# How young is "Young"



## JuliePigeon (Sep 11, 2008)

My pigeon got something in the mail adressed to him. That was so cute! Anyway, I hope no one thinks I'm nuts for saying that. It was an entry form for a pigeon show, for young cocks and hens. I don't know if we're even going, but I would like to know how young is "Young". I have two pigeons, and they are one and a half and two. Or he turned two in April. Thanks so much!


----------



## Lovebirds (Sep 6, 2002)

JuliePigeon said:


> My pigeon got something in the mail adressed to him. That was so cute! Anyway, I hope no one thinks I'm nuts for saying that. It was an entry form for a pigeon show, for young cocks and hens. I don't know if we're even going, but I would like to know how young is "Young". I have two pigeons, and they are one and a half and two. Or he turned two in April. Thanks so much!

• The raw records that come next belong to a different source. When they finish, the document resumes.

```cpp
bool w3_try_launch(const mi_conv_desc* ds, int n, hipStream_t s, int* rc) {
  if (!w3_enabled()) return false;
  W3Launch l;
  if (!w3_fill(ds, n, &l)) return false;
  *rc = w3_run(l, s);
  return true;
}
bool w3_try_plan(const mi_conv_desc* ds, int n, W3Launch* l) { return w3_enabled() && w3_fill(ds, n, l); }
bool w3_try_plan_bn(const mi_conv_desc* ds, const mi_bn_job* bn, int n, W3Launch* l) { return w3_enabled() && w3_fill(ds, n, l, bn); }
int w3_barrier_status(unsigned* flag) { return w3_bar_status(flag); }
int w3_run_planned(const W3Launch* l, hipStream_t s) { return w3_run(*l, s); }

extern "C" int mi_conv3x3_ws(const mi_conv_desc* descs, int n, mi_stream_t st) {
  MI_REQUIRE(descs && n >= 1, "conv3x3_ws: null");
  W3Launch l;
  MI_REQUIRE(w3_fill(descs, n, &l),
             "conv3x3_ws: needs 1..%d bf16 3x3 stride-1 convs with K == Cout in {32, 64, 128} (all the same K), no bias, "
             "all plain / all with stats_acc / all MI_CONV_ACCUM", W3_MAX_JOBS);
  return w3_run(l, (hipStream_t)st);
}
```

yolov7_d2_amd/csrc/conv_igemm.hip:

```cpp
#include <string.h>
#include <string.h>
#include "common.h"
#include "conv_igemm_kernel.h"
#include "conv1x1_stream.h"

bool c1s_try_launch(const mi_conv_desc* ds, int n, hipStream_t s, int* rc);
bool c1s_try_plan(const mi_conv_desc* ds, int n, C1Launch* l);
int c1s_run_planned(const C1Launch* l, hipStream_t s);
bool c1s_try_plan_bn(const mi_conv_desc* ds, const mi_bn_job* bn, int n, C1Launch* l);
int c1s_barrier_status(unsigned* flag);
static_assert(sizeof(C1Launch) <= sizeof(((mi_conv_group*)0)->priv), "mi_conv_group.priv holds the stream launch record");
#include "conv3x3_ws.h"
bool w3_try_launch(const mi_conv_desc* ds, int n, hipStream_t s, int* rc);
bool w3_try_plan(const mi_conv_desc* ds, int n, W3Launch* l);
int w3_run_planned(const W3Launch* l, hipStream_t s);
bool w3_try_plan_bn(const mi_conv_desc* ds, const mi_bn_job* bn, int n, W3Launch* l);
int w3_barrier_status(unsigned* flag);
static_assert(sizeof(W3Launch) <= sizeof(((mi_conv_group*)0)->priv), "mi_conv_group.priv holds the 3x3 launch record");

#define MI_DECL_KC(KCv)                                                                      \
  int conv_launch_kc##KCv(const ConvK& k, int BN, int TPIX, size_t lds, hipStream_t s);       \
  int conv_group_launch_kc##KCv(const mi_conv_group* m, const ConvK* jobs, const int* starts, hipStream_t s);
MI_DECL_KC(16) MI_DECL_KC(32) MI_DECL_KC(64) MI_DECL_KC(128)
#undef MI_DECL_KC

static void choose_tile(int TPIX, int gridH, int gridW, int* TH, int* TW) {
  const int cands[] = {gridW, 64, 32, 16, 8, 4};
  long best = -1;
  int bh = 8, bw = 16;
  for (int c : cands) {
    if (c <= 0 || c > TPIX) continue;
    int tw = c;
    int th = TPIX / tw;
    if (th > gridH) th = gridH;
    if (th < 1) th = 1;
    long tiles = (long)mi_cdiv(gridH, th) * mi_cdiv(gridW, tw);
    long halo = (long)(th + 2) * (tw + 2);
    long score = tiles * 100000 + halo;
    if (best < 0 || score < best) {
      best = score;
      bh = th;
      bw = tw;
    }
  }
  *TH = bh;
  *TW = bw;
}

struct ConvCfg {
  int KC, BN, TPIX, TPS;
};

#ifdef MI_CONV_TIMELINE
static long long* g_conv_tl = nullptr;
extern "C" void mi_debug_conv_timeline(long long* dev_buf) { g_conv_tl = dev_buf; }
#endif
static int conv_fill(const mi_conv_desc* d, ConvK* k, ConvCfg* c, size_t* ldsBytes) {
  MI_REQUIRE(d->x && d->w && d->y, "conv: null pointer");
  MI_REQUIRE(d->ntaps >= 1 && d->ntaps <= MI_MAX_TAPS, "conv: ntaps %d", d->ntaps);
  MI_REQUIRE(d->K8 >= 2 && (d->K8 % 2) == 0, "conv: K8 %d must be even", d->K8);
  MI_REQUIRE(d->CoutPad % 32 == 0 && d->Cout <= d->CoutPad && d->Cout > 0, "conv: Cout %d pad %d",
             d->Cout, d->CoutPad);
  MI_REQUIRE(d->ldx % 8 == 0 && ((uintptr_t)d->x % 16) == 0, "conv: x must be 16B aligned (ldx %d)", d->ldx);
  MI_REQUIRE(d->in_stride == 1 || d->in_stride == 2, "conv: in_stride");
  MI_REQUIRE(d->out_stride == 1 || d->out_stride == 2, "conv: out_stride");
  MI_REQUIRE((long long)d->H * d->W * d->ldx < (1LL << 30), "conv: image plane too large for 32-bit offsets");
  if (!(d->flags & MI_CONV_OUT_F32))
    MI_REQUIRE((d->Cout % 4 != 0) || (d->ldy % 4 == 0 && ((uintptr_t)d->y % 8) == 0),
               "conv: bf16 y needs 8B alignment (ldy %d)", d->ldy);
  k->x = (const __bf16*)d->x;
  k->w = (const u32x4*)d->w;
  k->y = d->y;
  k->bias = d->bias;
  k->stats = d->stats_acc;
  k->nslots = (d->stats_slots >= 1 && d->stats_slots <= MI_BN_SLOTS) ? d->stats_slots : MI_BN_SLOTS;
  k->ynstride = d->y_nstride > 0 ? (long long)d->y_nstride : (long long)d->outH * d->outW * d->ldy;
  k->ldx = d->ldx; k->ldy = d->ldy; k->N = d->N; k->H = d->H; k->W = d->W;
  k->outH = d->outH; k->outW = d->outW; k->gridH = d->gridH; k->gridW = d->gridW;
  k->is = d->in_stride; k->os = d->out_stride; k->ooy = d->out_oy; k->oox = d->out_ox;
  k->K8 = d->K8; k->Cout = d->Cout; k->CoutPad = d->CoutPad; k->ntaps = d->ntaps;
  int dymin = 1 << 30, dymax = -(1 << 30), dxmin = 1 << 30, dxmax = -(1 << 30);
  for (int t = 0; t < d->ntaps; ++t) {
    k->tw[t] = d->tap_w[t];
    if (d->tap_dy[t] < dymin) dymin = d->tap_dy[t];
    if (d->tap_dy[t] > dymax) dymax = d->tap_dy[t];
    if (d->tap_dx[t] < dxmin) dxmin = d->tap_dx[t];
    if (d->tap_dx[t] > dxmax) dxmax = d->tap_dx[t];
  }
  k->flags = d->flags;
  {
    static const int noatom = getenv("MI_DEBUG_NOATOM") ? atoi(getenv("MI_DEBUG_NOATOM")) : 0;
    if (noatom) k->flags |= 1024;
  }
  MI_REQUIRE(!(d->flags & MI_CONV_RELU) || !((d->flags & (MI_CONV_ACCUM | MI_CONV_BNBWD | MI_CONV_OUT_F32 | MI_CONV_RELUMASK | MI_CONV_ADDRELU)) || d->stats_acc),
             "conv: MI_CONV_RELU is a plain forward epilogue (bf16 output, no accumulate / statistics)");
  if (d->flags & MI_CONV_BNBWD) {
    MI_REQUIRE(d->stats_acc && d->bn_y && d->bn_scale && d->bn_shift && d->bn_mean && d->bn_invstd,
               "conv: MI_CONV_BNBWD needs stats_acc and the producing layer's bn_* arrays");
    MI_REQUIRE(!(d->flags & MI_CONV_OUT_F32) && d->Cout % 8 == 0 && d->bn_ldy % 8 == 0 && ((uintptr_t)d->bn_y % 16) == 0,
// ... 88 lines not shown
    }
    KC = bk; tps = bt;
  }
  MI_REQUIRE((KC == 16 || KC == 32 || KC == 64 || KC == 128) && Kp % KC == 0, "conv: KC %d for K %d", KC, Kp);
  MI_REQUIRE(tps >= 1 && d->ntaps % tps == 0, "conv: TPS %d for %d taps", tps, d->ntaps);
  const int RPI = 64 / (KC / 8);
  k->nqx = mi_cdiv(k->npixh, RPI);
  k->xbytes = k->nqx * 1024;
  MI_REQUIRE((long)k->nqx * RPI * k->haloW < (1 << 20) && k->nqx * RPI < 4096, "conv: halo too large for the row decode");
  k->mTW = ((1u << 20) + TW - 1) / TW;
  k->mHW = ((1u << 20) + k->haloW - 1) / k->haloW;
  const int nch = Kp / KC, nst = nch * (d->ntaps / tps);
  k->tps = tps;
  k->xstride = nch > 1 ? k->xbytes : 0;
  k->wstride = nst > 1 ? tps * (KC / 8) * BN * 16 : 0;
  c->KC = KC; c->BN = BN; c->TPIX = TPIX; c->TPS = tps;
  {
    static const int xm = getenv("MI_CONV_XMAP") ? atoi(getenv("MI_CONV_XMAP")) : 2;
    const bool on = xm >= 3 || (xm == 2 && (k->nco > 1 || d->ntaps > 1)) || (xm == 1 && k->nco > 1);
    k->xmap = (on && nblocks % 8 == 0) ? (int)(nblocks / 8) : 0;
#ifdef MI_CONV_TIMELINE
    k->tl = g_conv_tl;
#endif
  }
  *ldsBytes = lds_need(KC, tps);
  const size_t stage = (size_t)TPIX * (BN * 2 + 16);
  const size_t red = (size_t)16 * BN * 8;
  if (*ldsBytes < stage) *ldsBytes = stage;
  if (*ldsBytes < red) *ldsBytes = red;
  if (*ldsBytes < 4 * BN * 8) *ldsBytes = 4 * BN * 8;
  MI_REQUIRE(*ldsBytes <= 160 * 1024, "conv: LDS %zu too large", *ldsBytes);
  return MI_OK;
}
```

If the bird isn't banded, you can't enter in the show. If it IS banded, and was banded prior to this year, whether it was Jan 1, 2007 or Dec. 31, 2007, your birds are considered old birds. 
Young birds are birds born in the current year.
After that, they're old birds, 1 yr old....10 years old.....doesn't matter. 
At least as far as entering shows and/or racing.


----------



## JuliePigeon (Sep 11, 2008)

Thanks so much! Wow, I didn't know that they are considered old by now. Ok, thanks a bunch!


----------